# Congestive Heart Failure, Need Advice



## mrguggles (Mar 21, 2008)

My 9 yr old Maltese was just diagnosed with CHF. He's on medication with the vet but I'm hoping there's more I can do at home. Maybe vitamins and herbs? I've read a little about that. Do I just go to the health section of a store and buy it off the shelf? If so how do get him to take it? Grind it or cut it up? He's a little heavy to so I'm putting him on an all wet diet but how much, 1/3 or 1/4 cup. I use Innova so I know it's packed with nutrition. Please any advice would help me. Thank You so much.


----------



## Aggie (Mar 13, 2008)

As far as feeding, if he's used to what you are giving him, slowly cut back on it each week.

If this is a new diet, I'd start at the reccomended feeding level, weight him every week, and adjust as needed- slowly cutting 1/4 or 1/8 a cut every week until you see weight loss. Then you hold him at that amt, if he loses more than he should, bump it up a bit, if he loses some weight, then holds it, leave it around there- you have to play with it a bit.


----------



## borzoimom (May 21, 2007)

You need to ask your vet about this as with congestive heart failure you need a low salt, low protein diet. Normally they place the dog on HD ( Hill Science diet for hearts) but there are some better foods made for a heart patient. ( all heart type foods- but memory fails me what they are..) 
Adding cranberry capsules help to reduce the water in the body- as well as the heart.
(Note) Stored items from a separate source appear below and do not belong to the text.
-    const int tiles8 = (P.H + 7) / 8;
+    bf16x8 xa[6], xb[6], w[6];
+    auto read_x = [&](bf16x8 (&x)[6], const unsigned char* xrow, const int g) {
+        const int kx = g >> 2, p = (g >> 1) & 1, hf = g & 1;
+#pragma unroll
+        for (int j = 0; j < 6; ++j) x[j] = *(const bf16x8*)(xrow + ((4 * hf + j) * IW + kx + 16 * p) * 16);
+    };
+    auto read_w = [&](const int i, const unsigned char* wslot, const int kx) {
+        w[i] = *(const bf16x8*)(wslot + (kx * 6 + i) * 2048);
+    };
+    auto chunk = [&](const int c) {
+        constexpr int FENCE = 0x72;
+        const unsigned char* xrow = smem + xrow_off + (c & 1) * C::XB;
+        const unsigned char* xnext = smem + xrow_off + (~c & 1) * C::XB;
+        const unsigned char* wcur = wfrag + (c & 1) * PcCfg::WSLOT;
+        const unsigned char* wnext = wfrag + (~c & 1) * PcCfg::WSLOT;
+        auto group = [&](const int g, const bf16x8 (&cur)[6], bf16x8 (&nxt)[6]) {
+            const int kx = g >> 2, p = (g >> 1) & 1, hf = g & 1;
+            const bool refill = (g & 3) == 3;
+            __builtin_amdgcn_sched_barrier(FENCE);
+            if (g == 11) __syncthreads();
+            if (g == 11) __builtin_amdgcn_sched_barrier(FENCE);
+            if (g < 11) read_x(nxt, xrow, g + 1); else read_x(nxt, xnext, 0);
+            __builtin_amdgcn_sched_barrier(FENCE);
+#pragma unroll
+            for (int ky = 0; ky < 3; ++ky) {
+#pragma unroll
+                for (int h = 0; h < 2; ++h)
+#pragma unroll
+                    for (int r = 0; r < 4; ++r)
+                        acc[4 * hf + r][p][h] = __builtin_amdgcn_mfma_f32_16x16x32_bf16(w[ky * 2 + h], cur[r + ky], acc[4 * hf + r][p][h], 0, 0, 0);
+                if (refill) {
+                    __builtin_amdgcn_sched_barrier(FENCE);
+                    read_w(ky * 2, g == 11 ? wnext : wcur, g == 11 ? 0 : kx + 1);
+                    read_w(ky * 2 + 1, g == 11 ? wnext : wcur, g == 11 ? 0 : kx + 1);
+                    __builtin_amdgcn_sched_barrier(FENCE);
+                }
+            }
+        };
+#pragma unroll
+        for (int g = 0; g < 12; g += 2) {
+            group(g, xa, xb);
+            group(g + 1, xb, xa);
+        }
+    };
+    auto read_first = [&]() {
+        read_x(xa, smem + xrow_off, 0);
+#pragma unroll
+        for (int i = 0; i < 6; ++i) read_w(i, wfrag, 0);
+    };
+
     __syncthreads();
+    read_first();
     while (true) {
         int nb, noy0, nox0, ncy;
         const bool nvalid = item_at(ik + 1, nb, noy0, nox0, ncy);
-        for (int kc = 0; kc < n32; kc += 2) {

With a maltese I would say 1/3 of a capsule ( 405 mg) of cranberry best given at night. This will help alot with retained water in the dog.


----------



## Dogmom07 (Jul 5, 2007)

I have a Rottie/Dobe mix with Cardiomyopathy. He has had this for 9 months now and hanging in there. You will have to watch your dog's sodium intake. I changed his food to Royal Canin Prescription Diet called Early Cardiac. I believe it is only available through your vet. You can research this on Royal Canin's website. It has all the important nutrients for his heart condition. I also give him pet tabs plus vitamins and I add a liquid form of Flaxseed oil and Omega oil to his food. 

What type of medication is your dog on? Is he on Lasix?


----------



## borzoimom (May 21, 2007)

Thank you dogmom- I knew there was a better heart diet than Hills. Thank you.


----------



## Dogmom07 (Jul 5, 2007)

borzoimom said:


> Thank you dogmom- I knew there was a better heart diet than Hills. Thank you.


I will never feed my dogs Hills again  Too many bad experiences.


----------



## borzoimom (May 21, 2007)

Dogmom07 said:


> I will never feed my dogs Hills again  Too many bad experiences.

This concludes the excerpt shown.